* [ASSIGNED TASK] Look through the records below for the line holding "float y_mx = 0.f;". Write it out exactly, with each following line through the line holding "ilv_next = [&](auto".

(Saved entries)
Start of Block
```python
_P, _I, _F, _LL, _D = c_void_p, c_int, c_float, c_longlong, ctypes.c_double
_SIGS = {
    'tamtr_abi_version': [],
    'tamtr_maxsigmoid_gate_fwd': [_P, _P, _P, _P, _P, _P, _P, _I, _I, _I, _I, _I, _F, _I, _P],
    'tamtr_maxsigmoid_gate_bwd': [_P, _P, _P, _P, _P, _P, _P, _P, _P, _I, _I, _I, _I, _I, _F, _I, _P],
    'tamtr_msdeform_attn_fwd': [_P, _P, _P, _P, _P, _I, _I, _I, _I, _I, _I, _I, _I, _P],
    'tamtr_msdeform_attn_bwd': [_P, _P, _P, _P, _P, _P, _P, _P, _I, _I, _I, _I, _I, _I, _I, _I, _P],
    'tamtr_msdeform_attn_bwd_sorted': [_P, _P, _P, _P, _P, _P, _P, _P, _P, _I, _I, _I, _I, _I, _I, _I, _LL, _I, _P],
    'tamtr_contrastive_logits_fwd': [_P, _P, _P, _P, _P, _P, _P, _I, _I, _I, _I, _I, _P],
    'tamtr_contrastive_logits_bwd': [_P, _P, _P, _P, _P, _P, _P, _P, _I, _I, _I, _I, _I, _P],
    'tamtr_contrastive_bwd_slabs': [_I],
    'tamtr_linear_bf16': [_P, _P, _P, _P, _I, _I, _I, _P],
    'tamtr_selfattn_fwd': [_P, _P, _P, _P, _P, _P, _I, _I, _I, _I, _I, _I, _I, _I, _P],
    'tamtr_selfattn_bwd': [_P] * 11 + [_I, _I, _I, _I, _I, _I, _I, _I, _P],
    'tamtr_selective_scan_chunk': [],
    'tamtr_selective_scan_fwd': [_P, _P, _P, _P, _P, _P, _P, _P, _P, _I, _I, _I, _I, _I, _I, _P],
    'tamtr_selective_scan_bwd_slabs': [_I],
    'tamtr_selective_scan_row_sums': [],
    'tamtr_selective_scan_bwd': [_P] * 15 + [_I, _I, _I, _I, _I, _I, _P],
    'tamtr_selective_scan_dtproj_fwd': [_P] * 10 + [_I] * 8 + [_P],
    'tamtr_selective_scan_dtproj_bwd': [_P] * 17 + [_I] * 8 + [_P],
    'tamtr_lsap_assign': [_P, _P, _I, _I, _I, _P, _P, _P, _P],
    'tamtr_img_augment_u8': [_P, _P, _P, _P, _P, _I, _I, _I, _I, _I, _I, _P],
    'tamtr_cpam_fwd': [_P, _P, _P, _P, _P, _I, _I, _I, _I, _I, _P],
    'tamtr_cpam_cl_fwd': [_P, _P, _P, _P, _P, _P, _I, _I, _I, _I, _I, _P],
    'tamtr_cpam_bwd': [_P] * 8 + [_I, _I, _I, _I, _I, _P],
    'tamtr_cpam_cl_bwd': [_P] * 10 + [_I, _I, _I, _I, _I, _P],
    'tamtr_dwconv_silu_cross_fwd': [_P, _LL, _P, _P, _P, _I, _I, _I, _I, _I, _I, _P],
    'tamtr_dwconv_tiles': [_I, _I],
    'tamtr_cross_merge_fwd': [_P, _P, _I, _I, _I, _I, _I, _P],
    'tamtr_cross_merge_bwd': [_P, _P, _I, _I, _I, _I, _I, _P],
    'tamtr_ln_gate_blocks': [_LL],
    'tamtr_bn_slices': [_I, _I],
    'tamtr_maxpool_out': [_I, _I, _I, _I],
    'tamtr_maxpool_fwd': [_P, _P, _P, _I, _I, _I, _I, _I, _I, _I, _I, _I, _P],
    'tamtr_maxpool_bwd': [_P, _P, _P, _P, _I, _I, _I, _I, _I, _I, _I, _I, _I, _P],
    'tamtr_sum_n': [_P, _I, _P, _LL, _I, _P],
    'tamtr_colsum_blocks': [_LL],
    'tamtr_colsum_bf16': [_P, _P, _LL, _I, _P],
    'tamtr_fold_add': [_P, _P, _P, _P, _I, _LL, _I, _P],
    'tamtr_slab_sum_rows': [_P, _P, _I, _LL, _I, _P],
    'tamtr_dw_slices': [_LL, _I, _I],
    'tamtr_dw_bf16': [_P, _P, _P, _I, _LL, _I, _I, _P],
    'tamtr_graph_capture_census': [_P, _P, _I],
    'tamtr_box_refine_fwd': [_P, _P, _P, _LL, _P],
    'tamtr_box_refine_bwd': [_P, _P, _P, _P, _P, _LL, _P],
    'tamtr_bncl_act_seg_fwd': [_P, _P, _P, _P, _P, _P, _LL, _LL, _P, _P, _LL, _I, _F, _F, _I, _I, _P],
    'tamtr_bncl_act_seg_bwd': [_P, _LL, _LL, _P, _P, _P, _P, _P, _P, _P, _P, _LL, _I, _I, _I, _P],
    'tamtr_detr_blocks': [_I],
    'tamtr_detr_layers_fwd': [_P] * 8 + [_I] * 5 + [_P] * 5 + [_F, _F, _F, _P, _P],
    'tamtr_detr_layers_bwd': [_P] * 10 + [_I] * 5 + [_F, _F, _F, _P, _P, _P],
    'tamtr_detr_match_cost': [_P, _P, _P, _P, _LL, _I, _I, _F, _F, _F, _F, _F, _P, _P],
    'tamtr_xproj_dw_slices': [_I],
    'tamtr_xproj_fwd': [_P, _P, _P, _P, _P, _I, _I, _I, _I, _I, _P],
    'tamtr_xproj_bwd_dx': [_P, _P, _P, _P, _P, _P, _I, _I, _I, _I, _I, _P],
    'tamtr_xproj_bwd_dw': [_P, _P, _P, _P, _P, _I, _I, _I, _I, _I, _P],
    'tamtr_optim_chunk': [],
    'tamtr_optim_step': [_P] * 11 + [_I, _I, _P, _P, _P, _P, _I, _F, _F, _F, _F, _F, _I, _P],
    'tamtr_resample2': [_P, _P, _I, _I, _I, _I, _I, _I, _P],
    'tamtr_cat_rows': [_P, _P, _P, _I, _P, _LL, _LL, _I, _P],
    'tamtr_copy_rows': [_P, _LL, _P, _LL, _LL, _I, _I, _P],
    'tamtr_relayout': [_P, _P, _I, _I, _I, _I, _I, _I, _P],
    'tamtr_bncl_blocks': [_LL, _I, _I],
    'tamtr_bncl_act_fwd': [_P, _P, _P, _P, _P, _P, _P, _P, _P, _LL, _I, _F, _F, _I, _I, _P],
    'tamtr_bncl_stats': [_P, _P, _P, _P, _P, _LL, _I, _F, _F, _I, _P],
    'tamtr_bn_finalize': [_P, _P, _P, _P, _I, _I, _F, _F, _P],
    'tamtr_conv3x3_tiles': [_I, _I, _I],
    'tamtr_conv3x3_pack_weight': [_P, _P, _I, _I, _I, _P],
    'tamtr_conv3x3_cl_stats_fwd': [_P, _LL, _P, _P, _P, _P, _P, _P, _I, _I, _I, _I, _I, _F, _F, _P],
    'tamtr_maxsigmoid_gate_cl_fwd': [_P, _LL, _P, _P, _P, _P, _P, _P, _P, _P, _P, _P, _P, _P, _I, _I, _I, _I, _I, _F, _I, _P],
    'tamtr_bncl2_act_fwd': [_P, _P, _P, _P, _P, _P, _P, _P, _P, _P, _P, _P, _P, _LL, _I, _F, _F, _I, _I, _P],
    'tamtr_bncl2_act_bwd': [_P, _LL, _P, _P, _P, _P, _P, _P, _P, _P, _P, _P, _P, _P, _P, _P, _LL, _I, _I, _I, _P],
    'tamtr_bncl_act_bwd': [_P, _LL, _P, _P, _P, _P, _P, _P, _P, _P, _LL, _I, _I, _I, _P],
    'tamtr_bn_act_fwd': [_P, _P, _P, _P, _P, _P, _P, _P, _I, _I, _I, _F, _F, _I, _I, _P],
    'tamtr_bn_act_bwd': [_P, _P, _P, _P, _P, _P, _P, _P, _P, _I, _I, _I, _I, _I, _P],
    'tamtr_layernorm_fwd': [_P, _P, _P, _P, _P, _LL, _I, _F, _I, _P],
    'tamtr_layernorm_bwd': [_P, _P, _P, _P, _P, _P, _LL, _I, _I, _P],
    'tamtr_ln_gate_fwd': [_P, _P, _LL, _P, _P, _P, _P, _LL, _I, _F, _I, _P],
    'tamtr_ln_gate_bwd': [_P, _P, _P, _LL, _P, _P, _P, _P, _P, _P, _LL, _I, _I, _P],
    'tamtr_dwconv_silu_cross_bwd': [_P, _P, _LL, _P, _P, _P, _LL, _P, _I, _I, _I, _I, _I, _I, _P],
    'tamtr_detect_postprocess': [_P, _I, _I, _I, _I, _P, _F, _F, _I, _F, _P, _I, _P, _P, _P, _P],
    'tamtr_val_postprocess_match': [_P, _I, _I, _I, _I, _F, _F, _F, _I, _F, _P, _P, _P, _I, _P, _P, _P, _P, _P],
    'tamtr_val_confusion': [_P, _P, _I, _I, _I, _P, _P, _P, _I, _P, _F, _F, _P, _P],
    'tamtr_val_ap_tile': [],
    'tamtr_val_ap_curves': [_P, _P, _P, _I, _I, _P, _I] + [_P] * 10 + [_P],
    'tamtr_text_embed': [_P, _P, _P, _P, _LL, _I, _I, _I, _P],
    'tamtr_linear_f32': [_P, _P, _P, _P, _P, _I, _I, _I, _I, _P],
    'tamtr_text_pool_project': [_P, _P, _P, _P, _P, _P, _I, _I, _I, _I, _F, _I, _P],
    'tamtr_bytetrack_update': [_P, _P, _I, _I, _P, _P, _P, _P, _P, _I, _F, _F, _F, _D, _I, _P, _P, _P, _I, _P],
    'tamtr_bytetrack_workspace_bytes': [_I, _I],
    'tamtr_botsort_update': [_P, _P, _P, _I, _I, _P, _P, _P, _P, _P, _I, _F, _F, _F, _D, _I, _P, _P, _P, _I, _P],
    'tamtr_botsort_reid_update': [_P, _P, _P, _P, _I, _I, _P, _P, _P, _P, _P, _P, _I, _I, _F, _F, _F, _D, _I, _F, _D, _P, _P, _P, _I, _P],
    'tamtr_botsort_reid_workspace_bytes': [_I, _I],
    'tamtr_reid_rows': [_P, _I, _P, _P, _I, _I, _I, _I, _P, _P],
    'tamtr_gmc_workspace_bytes': [_I, _I, _I],
    'tamtr_gmc_workspace_offset': [_I, _I, _I, _I],
    'tamtr_gmc_state_bytes': [_I, _I],
    'tamtr_gmc_estimate': [_P, _P, _P, _I, _I, _I, _P, _P, _P, _P, _P, _P, _I, _I, _P],
    'tamtr_val_coco_match': [_P, _P, _I, _I, _I, _P, _P, _P, _I, _P, _P, _I, _P, _P, _P, _P, _I, _P],
    'tamtr_val_coco_workspace_bytes': [_I, _I, _I],
    'tamtr_val_coco_accumulate': [_P, _P, _P, _I, _I, _P, _P, _I, _P, _P, _P, _P, _P],
    'tamtr_mot_update': [_P, _P, _P, _P, _I, _I, _I, _I, _D, _P, _P, _P, _P, _P, _I, _I, _P, _I, _P],
    'tamtr_mot_end_sequence': [_I, _P, _P, _P, _P, _I, _I, _I, _P, _I, _P],
    'tamtr_mot_workspace_bytes': [_I, _I, _I, _I, _I],
    'tamtr_hota_update': [_P, _P, _P, _P, _I, _I, _I, _I, _D, _D, _P, _P, _P, _I, _P],
    'tamtr_hota_end_sequence': [_P, _D, _I, _I, _I, _I, _P, _P, _P, _I, _P],
    'tamtr_hota_workspace_bytes': [_I, _I, _I],
    'tamtr_trackmap_update': [_P, _P, _P, _P, _I, _I, _I, _I, _D, _P, _P, _P, _I, _P],
    'tamtr_trackmap_end_sequence': [_P, _I, _D, _I, _P, _P, _P, _I, _P],
    'tamtr_trackmap_workspace_bytes': [_I, _I, _I, _I, _I, _I],
}
EXPORTS = tuple(_SIGS)
# ... 49 lines not shown
```

### tam-tr_amd/csrc/dwconv.hip

```cpp
#include "common.h"

namespace {

constexpr int TS = 16;
constexpr int DW_THREADS = TS * TS;
#ifndef DW_CB_BWD
#define DW_CB_BWD 16
#endif
constexpr int CB_FWD = 32, CB_BWD = DW_CB_BWD;

__device__ __forceinline__ float silu_f(float v) { return v / (1.f + __expf(-v)); }

template <typename T>
struct Vec16;
template <>
struct Vec16<float> {
  static constexpr int N = 4;
  static __device__ __forceinline__ void ld(const float* p, float (&o)[4]) {
    const float4 v = *reinterpret_cast<const float4*>(p);
    o[0] = v.x; o[1] = v.y; o[2] = v.z; o[3] = v.w;
  }
  static __device__ __forceinline__ void st(float* p, const float (&v)[4]) { *reinterpret_cast<float4*>(p) = make_float4(v[0], v[1], v[2], v[3]); }
};
template <>
// ... 183 lines not shown
      }
#pragma unroll
      for (int k = 0; k < GB; ++k) {
        const int it = threadIdx.x + (k0 + k) * DW_THREADS;
        if (it < CB * GS * GS) {
          const int c = it / (GS * GS), r = it - c * (GS * GS), px = r / GS, py = r - px * GS;
          s_g[c][py][px] += v[k];
        }
      }
    }
  }
  }
#endif
  __syncthreads();
#ifndef DW_ABL_NOSILU
  {
    constexpr int TPC = DW_THREADS / CB;
    static_assert(DW_THREADS % CB == 0 && TPC <= WAVE && (TPC & (TPC - 1)) == 0, "a power-of-two lane group per channel");
    const int c = threadIdx.x / TPC, sub = threadIdx.x % TPC;
    float wk[9], dwk[10];
#pragma unroll
    for (int k9 = 0; k9 < 9; ++k9) { wk[k9] = s_w[c][k9]; dwk[k9] = 0.f; }
    dwk[9] = 0.f;
    const float bc = s_w[c][9];
    for (int r = sub; r < GS * GS; r += TPC) {
      const int px = r / GS, py = r - px * GS;
      const int h = h0 + py - 1, w = w0 + px - 1;
      float g = 0.f;
      if (h >= 0 && h < H && w >= 0 && w < W) {
        g = s_g[c][py][px];
        float xin[9], acc = bc;
#pragma unroll
        for (int ky = 0; ky < 3; ++ky)
#pragma unroll
          for (int kx = 0; kx < 3; ++kx) { xin[ky * 3 + kx] = s_x[c][py + ky][px + kx]; acc = fmaf(wk[ky * 3 + kx], xin[ky * 3 + kx], acc); }
        const float sg = 1.f / (1.f + __expf(-acc));
        g *= sg * (1.f + acc * (1.f - sg));
        if (py >= 1 && py <= TS && px >= 1 && px <= TS) {
#pragma unroll
          for (int k9 = 0; k9 < 9; ++k9) dwk[k9] = fmaf(g, xin[k9], dwk[k9]);
          dwk[9] += g;
        }
      }
      s_g[c][py][px] = g;
    }
#pragma unroll
    for (int k9 = 0; k9 < 10; ++k9) dwk[k9] = group_sum<TPC>(dwk[k9]);
    if (sub == 0) {
      float* o = ws + (((size_t)b * tiles + blockIdx.x) * D + d0 + c) * 10;
#pragma unroll
      for (int k9 = 0; k9 < 10; ++k9) o[k9] = dwk[k9];
    }
  }
#endif
  __syncthreads();
  const int ty = threadIdx.x / TS, tx = threadIdx.x % TS;
  float dxv[CB];
#pragma unroll
  for (int c = 0; c < CB; ++c) {
    float acc = 0.f;
#pragma unroll
    for (int ky = 0; ky < 3; ++ky)
#pragma unroll
      for (int kx = 0; kx < 3; ++kx) acc = fmaf(s_w[c][ky * 3 + kx], s_g[c][ty + 2 - ky][tx + 2 - kx], acc);
    dxv[c] = acc;
  }
  __syncthreads();
#pragma unroll
  for (int c = 0; c < CB; ++c) s_x[c][ty][tx] = dxv[c];
  __syncthreads();
  constexpr int VN = Vec16<T>::N, GROUPS = CB / VN;
  for (int it = threadIdx.x; it < TS * TS * GROUPS; it += DW_THREADS) {
    const int pix = it / GROUPS, gq = it - pix * GROUPS, py = pix / TS, px = pix - py * TS;
    const int h = h0 + py, w = w0 + px;
    if (h < H && w < W) {
      float v[VN];
#pragma unroll
      for (int j = 0; j < VN; ++j) v[j] = s_x[gq * VN + j][py][px];
      Vec16<T>::st(gx + ((size_t)(b * H + h) * W + w) * gxs + d0 + gq * VN, v);
    }
  }
}

}
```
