 #ifndef NESVOR_FWD_MINBLOCKS
 #define NESVOR_FWD_MINBLOCKS 2
 #endif
-template <int KB1, int NH, int SPLM, bool SAVE, bool COMPACT = false, bool OUT1 = false, bool NOB = false>
+template <int KB1, int NH, int SPLM, bool SAVE, bool COMPACT = false, bool OUT1 = false, bool NOB = false, bool ILV = false>
 __global__ __launch_bounds__(256, (SPLM != 0 && KB1 <= 2) ? NESVOR_FWD_MINBLOCKS : 1) void mlp_fwd_pf_kernel(const MlpArgs a) {
   constexpr bool SPL = SPLM != 0;
   static_assert(!NOB || SPLM == 2, "NOB: mode-4 instantiations only");
+  static_assert(!ILV || (SPL && SAVE && COMPACT && KB1 % 2 == 0 && kG == 2), "ILV: compact-save split-mode instantiations, whole block pairs, two groups");
   extern __shared__ __attribute__((aligned(16))) float lds[];
   const int k_in = a.k_a + a.k_b;
   constexpr int kBlk = 256;
@@ -769,6 +855,28 @@
       for (int r = 0; r < 4; ++r) xr[g][kb][r] = 0.f;
   float y_mx = 0.f;
   if ((int64_t)blockIdx.x < n_tiles) { issue_x(blockIdx.x, xr); settle_x(xr); }
+  f16x8 wf[2][kHB], wo[kHB / 2][2];
+  constexpr int kIlvBlocks = ilv_block0(KB1 - KB1 % 2, kG * NH);
+  auto ilv_next = [&](auto jc, auto planec, f16x8 (&dst)[kHB]) __attribute__((always_inline)) {
+    constexpr int j = decltype(jc)::value % kIlvBlocks, s = ilv_phase_of(KB1, j), l = s / kG, pr = j - ilv_block0(KB1, s);
+    if constexpr (l == 0) load_frags_ilv<KB1, kHB, decltype(planec)::value, pr>(img1, lane, dst);
+    else load_frags_ilv<kHB, kHB, decltype(planec)::value, pr>(imgh + (l - 1) * kHB * kHB * kBlk, lane, dst);
+  };
+  if constexpr (ILV) {
+    static_assert(kIlvBlocks % 2 == 0, "mode 4: the register set of a block must not change from tile to tile");
+    if constexpr (SPLM == 2) ilv_next(std::integral_constant<int, 0>{}, std::integral_constant<int, 0>{}, wf[0]);
+    else ilv_next(std::integral_constant<int, 0>{}, std::integral_constant<int, 1>{}, wf[1]);
+    if constexpr (!OUT1) {
+      static_for<kHB / 2>([&](auto pc) __attribute__((always_inline)) {
+        f16x8 t0[1], t1[1];
+        load_frags_ilv<kHB, 1, 0, decltype(pc)::value>(imgo, lane, t0);
+        if constexpr (SPLM != 2) load_frags_ilv<kHB, 1, 1, decltype(pc)::value>(imgo, lane, t1);
+        else t1[0] = t0[0];
+        wo[decltype(pc)::value][0] = t0[0];
+        wo[decltype(pc)::value][1] = t1[0];
+      });
+    }
+  }
   for (int64_t tile = blockIdx.x; tile < n_tiles; tile += gridDim.x) {
     const int64_t g0 = (tile * 4 + wave) * kG;
     f32x4 x[kG][KB1];
@@ -784,8 +892,76 @@
     uint32_t hmask[kG];
 #pragma unroll
     for (int g = 0; g < kG; ++g) hmask[g] = 0u;
-#pragma unroll
-    for (int l = 0; l < NH; ++l) {
+    f32x4 o[kG][1];
+    if constexpr (ILV) {
+      constexpr bool HI1 = SPLM == 2;
+      constexpr int SU = HI1 ? 2 : 4;
+      constexpr int LM = OUT1 ? NH : NH + 1;
+      SplitRegs bsr[kG][kHB];
+      uint32_t sg[kG];
+      constexpr auto epi_units = [](int l) { return l < 0 ? KB1 * SU + (HI1 ? 1 : 0) : 8 + kHB * (2 + ((OUT1 && l == NH - 1) ? 0 : SU)); };
+      auto epi = [&](auto lc, auto gc, auto uc) __attribute__((always_inline)) {
+        constexpr int l = decltype(lc)::value, g = decltype(gc)::value, u = decltype(uc)::value;
+        if constexpr (l < 0) {
+          if constexpr (u < KB1 * SU) split2_unit<u % SU>(x[g][u / SU], mult[0], bsr[g][u / SU]);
End of Block
* [TASK RESPONSE]
   float y_mx = 0.f;
   if ((int64_t)blockIdx.x < n_tiles) { issue_x(blockIdx.x, xr); settle_x(xr); }
+  f16x8 wf[2][kHB], wo[kHB / 2][2];
+  constexpr int kIlvBlocks = ilv_block0(KB1 - KB1 % 2, kG * NH);
+  auto ilv_next = [&](auto jc, auto planec, f16x8 (&dst)[kHB]) __attribute__((always_inline)) {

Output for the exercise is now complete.